Gathering revenue decreased $1.7 million, or 59.4%, from $2.9 million for the six months ended June 30, 2011, to $1.2 million for the six months ended June 30, 2012. The decrease is primarily due to the settlement of the royalty lawsuit which lowered the rates that we receive for gathering royalty interest gas coupled with lower production volumes.


Table of Contents

Pipeline revenue increased $603,000, or 10.7%, from $5.6 million for the six months ended June 30, 2011, to $6.2 million for the six months ended June 30, 2012. The increase is the result of gas being produced in Osage County, Oklahoma, in connection with oil drilling activity in the area.

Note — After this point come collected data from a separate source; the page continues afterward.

// ... 606 lines not shown
      const int m = m0 + wp * TPN * 32 + b * 16 + r16;
      if (m >= p.M) continue;
      const int n = m / (p.OH * p.OW);
      const int rem = m - n * (p.OH * p.OW);
      const int oy = rem / p.OW, ox = rem - oy * p.OW;
      const size_t opix = ((size_t)n * p.out_H + (oy * osc + oy_off)) * p.out_W + (ox * osc + ox_off);
      OutT* po = out16 + opix * p.out_cs + p.out_c0;
#pragma unroll
      for (int a = 0; a < TCN * 2; ++a) {
        const int co = c0 + wc * TCN * 32 + (a >> 1) * 32 + 16 * (g16 & 1) + 8 * (a & 1) + 4 * (g16 >> 1);
        if (slab != nullptr) {
          if (co < p.ws_cs)
            *reinterpret_cast<float4*>(slab + opix * p.ws_cs + co) =
                make_float4(acc16[a][b][0], acc16[a][b][1], acc16[a][b][2], acc16[a][b][3]);
          continue;
        }
        float v[4];
#pragma unroll
        for (int j = 0; j < 4; ++j) {
          float x = acc16[a][b][j] * p.out_scale + ((p.bias != nullptr && co + j < p.Cout) ? p.bias[co + j] : 0.f);
          if constexpr (sizeof(OutT) == 4) {
            if (p.accum && co + j < p.Cout) x += load_elem<OutT>(po + co + j);
            if (co + j < p.Cout) x = act_grad<OutT>(p, out16, po + co + j, co + j, x);
          }
          if (p.act == FN2_ACT_LEAKY) x = leaky(x);
          v[j] = x;
        }
        if (p.vec_ok && co + 3 < p.Cout) store_vec<OutT, 4>(po + co, v);
        else
#pragma unroll
          for (int j = 0; j < 4; ++j)
            if (co + j < p.Cout) store_elem<OutT>(po + co + j, v[j]);
      }
    }
    return;
  }

  OutT* out = reinterpret_cast<OutT*>(p.out);
  constexpr int WCOLS = TCN * 32, RS = WCOLS + 4, WROWS = 32 * TPN;
  constexpr int WTW = WROWS * RS + WROWS;
  constexpr bool kLdsT = (KG > 1 ? 4 : 2) * WTW * 4 <= KG * ROWS * 128;
  if constexpr (FEED && !kLdsT) { if (feeder) return; }
  float* const tl = reinterpret_cast<float*>(KG > 1 ? ep1 : (wave < 2 ? lds0_all : ep1)) + (KG > 1 ? wave : (wave & 1)) * WTW;
  constexpr int CPR = WCOLS / 4, RPI = 64 / CPR;
  static_assert(!SLAB || WREG, "SLAB is a specialisation of the WREG instantiations");
  if ((SLAB || !WREG) && p.splitk > 1) {
    float* slab = p.ws + (size_t)split * p.N * p.out_H * p.out_W * p.ws_cs;
    if constexpr (kLdsT) {
      if constexpr (STAGES >= 3) __syncthreads();
      if constexpr (FEED) { if (feeder) return; }
      int* rowoff = reinterpret_cast<int*>(tl + WROWS * RS);
#pragma unroll
      for (int tp = 0; tp < TPN; ++tp) {
        const int m = m0 + wp * TPN * 32 + tp * 32 + fr;
        const int mm = m < p.M ? m : 0;
        const int n = mm / (p.OH * p.OW);
        const int rem = mm - n * (p.OH * p.OW);
        const int oy = rem / p.OW, ox = rem - oy * p.OW;
        if (fh == 0) rowoff[tp * 32 + fr] = m < p.M ? (int)((((size_t)n * p.out_H + (oy * osc + oy_off)) * p.out_W + (ox * osc + ox_off)) * p.ws_cs) : -1;
#pragma unroll
        for (int tc = 0; tc < TCN; ++tc)
#pragma unroll
          for (int q = 0; q < 4; ++q)
            *reinterpret_cast<float4*>(tl + (tp * 32 + fr) * RS + tc * 32 + fh * 16 + q * 4) =
                make_float4(acc[tc][tp][4 * q], acc[tc][tp][4 * q + 1], acc[tc][tp][4 * q + 2], acc[tc][tp][4 * q + 3]);
      }
      const int rr = lane / CPR, ch = lane - rr * CPR;
      const int co = c0 + wc * WCOLS + ch * 4;
#pragma unroll
      for (int i = 0; i < WROWS / RPI; ++i) {
        const int row = i * RPI + rr;
        const float4 v = *reinterpret_cast<const float4*>(tl + row * RS + ch * 4);
        const int off = rowoff[row];
        if (off >= 0 && co < p.ws_cs) *reinterpret_cast<float4*>(slab + (size_t)off + co) = v;
      }
      return;
    }
#pragma unroll
    for (int tp = 0; tp < TPN; ++tp) {
      const int m = m0 + wp * TPN * 32 + tp * 32 + fr;
      if (m >= p.M) continue;
      const int n = m / (p.OH * p.OW);
      const int rem = m - n * (p.OH * p.OW);
      const int oy = rem / p.OW, ox = rem - oy * p.OW;
      float* po = slab + (((size_t)n * p.out_H + (oy * osc + oy_off)) * p.out_W + (ox * osc + ox_off)) * p.ws_cs;
#pragma unroll
      for (int tc = 0; tc < TCN; ++tc)
#pragma unroll
        for (int q = 0; q < 4; ++q) {
          const int co = c0 + wc * TCN * 32 + tc * 32 + fh * 16 + q * 4;
          if (co < p.ws_cs)
            *reinterpret_cast<float4*>(po + co) = make_float4(acc[tc][tp][4 * q], acc[tc][tp][4 * q + 1],
                                                              acc[tc][tp][4 * q + 2], acc[tc][tp][4 * q + 3]);
        }
    }
    return;
  }
  if constexpr (SLAB) return;
  const bool vec16 = (p.out_cs % 8 == 0) && (p.out_c0 % 8 == 0);
  const bool wide = kLdsT && sizeof(OutT) == 4 && vec16 && c0 + wc * WCOLS + WCOLS <= p.Cout && !(p.dbg & 4194304);
  int* const rowoff = reinterpret_cast<int*>(tl + WROWS * RS);
  if constexpr (STAGES >= 3 && kLdsT) __syncthreads();
  if constexpr (FEED) { if (feeder) return; }
#pragma unroll
  for (int tc = 0; tc < TCN; ++tc) {
    const int cout_base = c0 + wc * TCN * 32 + tc * 32 + fh * 16;
    float bias[16];
#pragma unroll
    for (int q = 0; q < 16; ++q) bias[q] = (p.bias != nullptr && cout_base + q < p.Cout) ? p.bias[cout_base + q] : 0.f;
#pragma unroll
    for (int tp = 0; tp < TPN; ++tp) {
      const int m = m0 + wp * TPN * 32 + tp * 32 + fr;
      if (wide && tc == 0 && fh == 0) rowoff[tp * 32 + fr] = m < p.M ? 0 : -1;
      if (m >= p.M) continue;
      const int n = m / (p.OH * p.OW);
      const int rem = m - n * (p.OH * p.OW);
      const int oy = rem / p.OW, ox = rem - oy * p.OW;
      const size_t opix = (((size_t)n * p.out_H + (oy * osc + oy_off)) * p.out_W + (ox * osc + ox_off));
      OutT* po = out + opix * p.out_cs + p.out_c0 + cout_base;
      float v[16];
#pragma unroll
      for (int q = 0; q < 16; ++q) v[q] = acc[tc][tp][q] * p.out_scale + bias[q];
      accum_act_grad16<OutT>(p, out, po, cout_base, vec16 && cout_base + 15 < p.Cout, v);
      if (p.act == FN2_ACT_LEAKY) {
#pragma unroll
        for (int q = 0; q < 16; ++q) v[q] = leaky(v[q]);
      }
      if (wide) {
        if (tc == 0 && fh == 0) rowoff[tp * 32 + fr] = (int)opix;
        store16<OutT>(reinterpret_cast<OutT*>(tl + (tp * 32 + fr) * RS + tc * 32 + fh * 16), v);
      } else if (vec16 && cout_base + 15 < p.Cout) {
        store16<OutT>(po, v);
      } else {
#pragma unroll
        for (int q = 0; q < 16; ++q)
          if (cout_base + q < p.Cout) store_elem<OutT>(po + q, v[q]);
      }
    }
  }
  if (wide) {
    const int rr = lane / CPR, ch = lane - rr * CPR;
    OutT* ob = out + p.out_c0 + c0 + wc * WCOLS + ch * 4;
#pragma unroll
    for (int i = 0; i < WROWS / RPI; ++i) {
      const int row = i * RPI + rr;
      const uint4 v = *reinterpret_cast<const uint4*>(tl + row * RS + ch * 4);
      const int opix = rowoff[row];
      if (opix >= 0) *reinterpret_cast<uint4*>(ob + (size_t)opix * p.out_cs) = v;
    }
  }
#endif
}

Production expense decreased $1.6 million, or 6.9%, from $23.8 million for the six months ended June 30, 2011, to $22.2 million for the six months ended June 30, 2012. The decrease was in part due to field optimization projects we began in the latter half of 2011, which resulted in decreased labor, vehicle and equipment costs of $1.4 million and decreased gathering costs of $705,000. Also contributing to the decrease was a reduction in production taxes of $1.6 million primarily due to lower gas prices and production. These reductions were offset by decreased capitalized expenses of $1.3 million due to reduced drilling activity, a one-time charge of $368,000 related to our March 2012 field reorganization, increased maintenance expenses of $214,000 and a $247,000 increase across various other expense items. Production expense was $2.53 per Mcfe for the six months ended June 30, 2011, as compared to $2.56 per Mcfe for the six months ended June 30, 2012. Excluding the field reorganization charge, production expense was $2.51 per Mcfe for the six months ended June 30, 2012.

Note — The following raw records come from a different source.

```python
def build(force=False, verbose=True, extra_flags=()):
    cc = hipcc()
    os.makedirs(OBJ, exist_ok=True)
    extra_flags = list(extra_flags)
    if force:
        for f in os.listdir(OBJ):
            os.remove(os.path.join(OBJ, f))
    sources = SOURCES
    with ThreadPoolExecutor(max_workers=min(len(sources), os.cpu_count() or 4)) as ex:
        res = list(ex.map(lambda s: _compile(cc, s, extra_flags), sources))
    objs = [o for o, _ in res]
    changed = any(c for _, c in res)
    if changed or not os.path.exists(LIB):
        cmd = [cc, "-shared", "-fPIC", "--offload-arch=gfx950", "-o", LIB] + objs
        r = subprocess.run(cmd, capture_output=True, text=True)
        if r.returncode != 0:
            raise RuntimeError("link failed: %s\n%s\n%s" % (" ".join(cmd), r.stdout, r.stderr))
        if verbose:
            print("built", LIB)
    elif verbose:
        print("up to date:", LIB)
    return LIB


if __name__ == "__main__":
    build(force="--force" in sys.argv)
```

sudo_rm_rf_amd/csrc/srf_api.hip:

```cpp
#include <string.h>

#include <atomic>
#include <mutex>
#include <new>
#include <vector>

#include "srf_plan.h"

static thread_local char g_err[512] = "";
static std::atomic<int> g_kernel_mode{0};

void srf_set_error(const char* fmt, ...) {
  va_list ap;
  va_start(ap, fmt);
  vsnprintf(g_err, sizeof(g_err), fmt, ap);
  va_end(ap);
}
static thread_local int g_kernel_mode_override = -1;
int srf_kernel_mode() { return g_kernel_mode_override >= 0 ? g_kernel_mode_override : g_kernel_mode.load(std::memory_order_relaxed); }
int srf_kernel_mode_override(int mode) {
  const int prev = g_kernel_mode_override;
  g_kernel_mode_override = mode;
  return prev;
}
static std::atomic<int> g_debug_flags{0};
int srf_debug_flags() { return g_debug_flags.load(std::memory_order_relaxed); }
extern "C" void srf_set_debug_flags(int f) { g_debug_flags.store(f, std::memory_order_relaxed); }

static std::mutex g_dev_mu;
static int g_dev_cus[SRF_MAX_DEVICES];
static long g_dev_occ[SRF_MAX_DEVICES][SRF_OCC_SLOTS];
static bool g_dev_occ_set[SRF_MAX_DEVICES][SRF_OCC_SLOTS];

int srf_current_device() {
  int dev = 0;
  return hipGetDevice(&dev) == hipSuccess ? dev : -1;
}
int srf_device_cus() {
  const int dev = srf_current_device();
  if (dev < 0 || dev >= SRF_MAX_DEVICES) return 256;
  std::lock_guard<std::mutex> lk(g_dev_mu);
  if (!g_dev_cus[dev]) {
    hipDeviceProp_t prop;
    g_dev_cus[dev] = hipGetDeviceProperties(&prop, dev) == hipSuccess ? prop.multiProcessorCount : 256;
  }
  return g_dev_cus[dev];
}
long srf_device_cached(int slot, long (*compute)(void*), void* arg) {
  const int dev = srf_current_device();
  if (dev < 0 || dev >= SRF_MAX_DEVICES || slot < 0 || slot >= SRF_OCC_SLOTS) return compute(arg);
  {
    std::lock_guard<std::mutex> lk(g_dev_mu);
    if (g_dev_occ_set[dev][slot]) return g_dev_occ[dev][slot];
  }
  const long v = compute(arg);
  std::lock_guard<std::mutex> lk(g_dev_mu);
  g_dev_occ[dev][slot] = v;
  g_dev_occ_set[dev][slot] = true;
  return v;
}

struct ProfMark {
  const char* name;
  hipEvent_t ev;
  hipStream_t st;
};
static bool g_prof = false;
static std::vector<ProfMark> g_marks;
static std::vector<hipEvent_t> g_pool;
static std::vector<float> g_ms;

static thread_local int g_prof_hold = 0;
bool srf_profiling() { return g_prof && g_prof_hold == 0; }
void srf_prof_hold(int delta) { g_prof_hold += delta; }
void srf_prof_mark(const char* name, hipStream_t st) {
  hipEvent_t ev;
  if (!g_pool.empty()) {
    ev = g_pool.back();
    g_pool.pop_back();
  } else if (hipEventCreate(&ev) != hipSuccess) {
    return;
  }
  (void)hipEventRecord(ev, st);
  g_marks.push_back(ProfMark{name, ev, st});
}

extern "C" int srf_profile_begin(void* stream) {
  for (auto& m : g_marks) g_pool.push_back(m.ev);
  g_marks.clear();
  g_ms.clear();
  g_prof = true;
  srf_prof_mark("begin", (hipStream_t)stream);
  return SRF_OK;
}

extern "C" int srf_profile_end(void* stream, int* count) {
  g_prof = false;
  SRF_CHECK_HIP(hipStreamSynchronize((hipStream_t)stream));
  g_ms.assign(g_marks.size(), 0.f);
  for (size_t i = 1; i < g_marks.size(); ++i) {
    float ms = 0.f;
    SRF_CHECK_HIP(hipEventElapsedTime(&ms, g_marks[i - 1].ev, g_marks[i].ev));
    g_ms[i] = ms;
  }
  if (count) *count = g_marks.empty() ? 0 : (int)g_marks.size() - 1;
  return SRF_OK;
}

extern "C" int srf_profile_timeline(int i, const char** name, float* t_ms, int* stream_index) {
  SRF_CHECK_ARG(i >= 0 && (size_t)(i + 1) < g_marks.size() && name && t_ms && stream_index, "srf_profile_timeline: bad index %d", i);
  float ms = 0.f;
  SRF_CHECK_HIP(hipEventElapsedTime(&ms, g_marks[0].ev, g_marks[i + 1].ev));
  int idx = 0;
  std::vector<hipStream_t> seen;
  for (size_t j = 1; j <= (size_t)(i + 1); ++j) {
    bool known = false;
    for (size_t k = 0; k < seen.size(); ++k)
      if (seen[k] == g_marks[j].st) {
        known = true;
        if (j == (size_t)(i + 1)) idx = (int)k;
      }
    if (!known) {
      if (j == (size_t)(i + 1)) idx = (int)seen.size();
      seen.push_back(g_marks[j].st);
    }
  }
  *name = g_marks[i + 1].name;
  *t_ms = ms;
  *stream_index = idx;
  return SRF_OK;
}

extern "C" int srf_profile_get(int i, const char** name, float* ms) {
  SRF_CHECK_ARG(i >= 0 && (size_t)(i + 1) < g_marks.size() && name && ms, "srf_profile_get: bad index %d", i);
  *name = g_marks[i + 1].name;
  *ms = g_ms[i + 1];
  return SRF_OK;
}

extern "C" const char* srf_last_error(void) { return g_err; }
extern "C" int srf_abi_version(void) { return SRF_ABI_VERSION; }
extern "C" void srf_set_kernel_mode(int mode) { g_kernel_mode.store((mode == 1 || mode == 2) ? mode : 0, std::memory_order_relaxed); }
extern "C" int srf_get_kernel_mode(void) { return g_kernel_mode.load(std::memory_order_relaxed); }

__global__ __launch_bounds__(256) void srf_zero_kernel(uint4* __restrict__ p, size_t n16) {
  for (size_t i = (size_t)blockIdx.x * 256 + threadIdx.x; i < n16; i += (size_t)gridDim.x * 256) p[i] = make_uint4(0, 0, 0, 0);
}
static int srf_zero_launch(void* p, size_t bytes, hipStream_t st) {
  SRF_CHECK_ARG(srf_aligned16(p) && bytes % 16 == 0, "internal: zero fill needs 16-byte granules");
  const size_t n16 = bytes / 16;
  if (!n16) return SRF_OK;
  const size_t blocks = (n16 + 255) / 256;
  hipLaunchKernelGGL(srf_zero_kernel, dim3((unsigned)(blocks < 2048 ? blocks : 2048)), dim3(256), 0, st, (uint4*)p, n16);
  SRF_CHECK_LAUNCH("zero_fill", st);
  return SRF_OK;
}

extern "C" size_t srf_decoder_scratch_floats(int Bt, int Ci, int Co, int K, int L) {
  const size_t M = (size_t)Co * K;
  return srf_align_up(M * Ci, 64) + srf_align_up(M, 64) + srf_align_up((size_t)Bt * M * L, 64);
}

static int srf_decoder_impl(const float* v, const float* w, float* out, int Bt, int Ci, int Co, int K, int L, int T,
                            float* scratch, const float* post_stats, const float* post_wav, int post_mc, void* stream,
                            const float* in_prelu = nullptr);
extern "C" int srf_decoder(const float* v, const float* w, float* out, int Bt, int Ci, int Co, int K,
                           int L, int T, float* scratch, void* stream) {
  return srf_decoder_impl(v, w, out, Bt, Ci, Co, K, L, T, scratch, nullptr, nullptr, 0, stream);
}
static int srf_decoder_impl(const float* v, const float* w, float* out, int Bt, int Ci, int Co, int K, int L, int T,
                            float* scratch, const float* post_stats, const float* post_wav, int post_mc, void* stream,
                            const float* in_prelu) {
  SRF_CHECK_ARG(v && w && out && scratch, "srf_decoder: null pointer");
  SRF_CHECK_ARG(Bt > 0 && Ci > 0 && Co > 0 && L > 0 && T > 0, "srf_decoder: bad sizes");
  SRF_CHECK_ARG(K >= 3 && (K & 1), "srf_decoder: kernel size must be odd (got %d)", K);
  SRF_CHECK_ARG(T <= (K / 2) * L, "srf_decoder: T=%d exceeds hop*L=%d", T, (K / 2) * L);
  SRF_CHECK_ARG(Co <= 65535 && Bt <= 65535, "srf_decoder: too many channels / batch");
  SRF_CHECK_ALIGNED16("srf_decoder", {"scratch", scratch});
  hipStream_t st = (hipStream_t)stream;
  const int M = Co * K;
  float* wt = scratch;
  float* zb = wt + srf_align_up((size_t)M * Ci, 64);
  float* z = zb + srf_align_up((size_t)M, 64);
  int rc = srf_transpose_launch(w, wt, Ci, M, st);
  if (rc) return rc;
  rc = srf_zero_launch(zb, sizeof(float) * srf_align_up((size_t)M, 64), st);
  if (rc) return rc;
  const srf_norm act{nullptr, nullptr, nullptr, in_prelu};
  rc = srf_pw_conv(v, wt, zb, z, Bt, Ci, M, L, in_prelu ? &act : nullptr, nullptr, nullptr, 0, nullptr, 0, stream);
  if (rc) return rc;
  return srf_overlap_add_launch(z, out, Bt, Co, K, L, T, 1, post_stats, post_wav, post_mc, st);
}

static long plan_padded_length(int T, int h, int D) {
  const long nls = (long)h << D;
  return (T < nls) ? nls : ((T / nls) + (T % nls ? 1 : 0)) * nls;
}
static void plan_add_pack(srf_plan* p, size_t* off, int param, int cout, int cin) {
  const size_t bytes = srf_packed_pw_weight_bytes(cout, cin);
  if (!bytes) return;
  const size_t o = *off;
  *off = srf_align_up(*off + bytes, 256);
  p->pk_param.push_back(param);
  p->pk_cout.push_back(cout);
  p->pk_cin.push_back(cin);
  p->pk_off.push_back(o);
  p->pk_of_param[param] = o;
}
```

Pipeline expense decreased $1.4 million, or 45.4%, from $3.0 million during the six months ended June 30, 2011, to $1.6 million during the six months ended June 30, 2012. Costs were lower in the current period as the prior year period included $254,000 of costs related to integrity testing and maintenance that is scheduled but has not yet occurred this year, $455,000 of costs related to a capacity lease that expired at the end of October 2011 and $335,000 of costs from an external gas leak that occurred during the first quarter of 2011.

Depreciation, depletion and amortization increased $1.1 million, or 7.8%, from $13.7 million during the six months ended June 30, 2011, to $14.8 million during the six months ended June 30, 2012. Depletion and amortization on our production properties increased approximately $1.2 million, or 10%, from $11.9 million during the six months ended June 30, 2011, to $13.1 million during the six months ended June 30, 2012. On a per unit basis, we had an increase of $0.25 per Mcfe from $1.26 per Mcfe during the six months ended June 30, 2011, to $1.51 per Mcfe during the six months ended June 30, 2012. Increased depletion and amortization was primarily due to a higher depletion rate offset by lower production volumes in the current quarter. Depreciation and amortization expense on our pipeline segment decreased $129,000, or 7.1%, from $1.8 million during the six months ended June 30, 2011, to $1.7 million during the six months ended June 30, 2012.

General and administrative expenses decreased $1.6 million, or 15.7%, from $10.0 million during the six months ended June 30, 2011, to $8.4 million during the six months ended June 30, 2012. The cost reduction is primarily due to lower wages, bonuses and benefits during the current year of $714,000 partially offset by higher contract labor of $183,000. Additionally, all material lawsuits were settled in 2011 driving a reduction in our legal costs of $644,000 and a workman's compensation payout of $310,000 that was recognized in the 2011 period with no payout in 2012.

Litigation reserve expense was $9.6 million for the six months ended June 30, 2011, with none recorded for the six months ended June 30, 2012. The expense in 2011 was recorded to increase our litigation reserve to the estimated potential cost to resolve royalty owner lawsuits pending in Oklahoma and Kansas at the time. As discussed above, these lawsuits were settled in 2011.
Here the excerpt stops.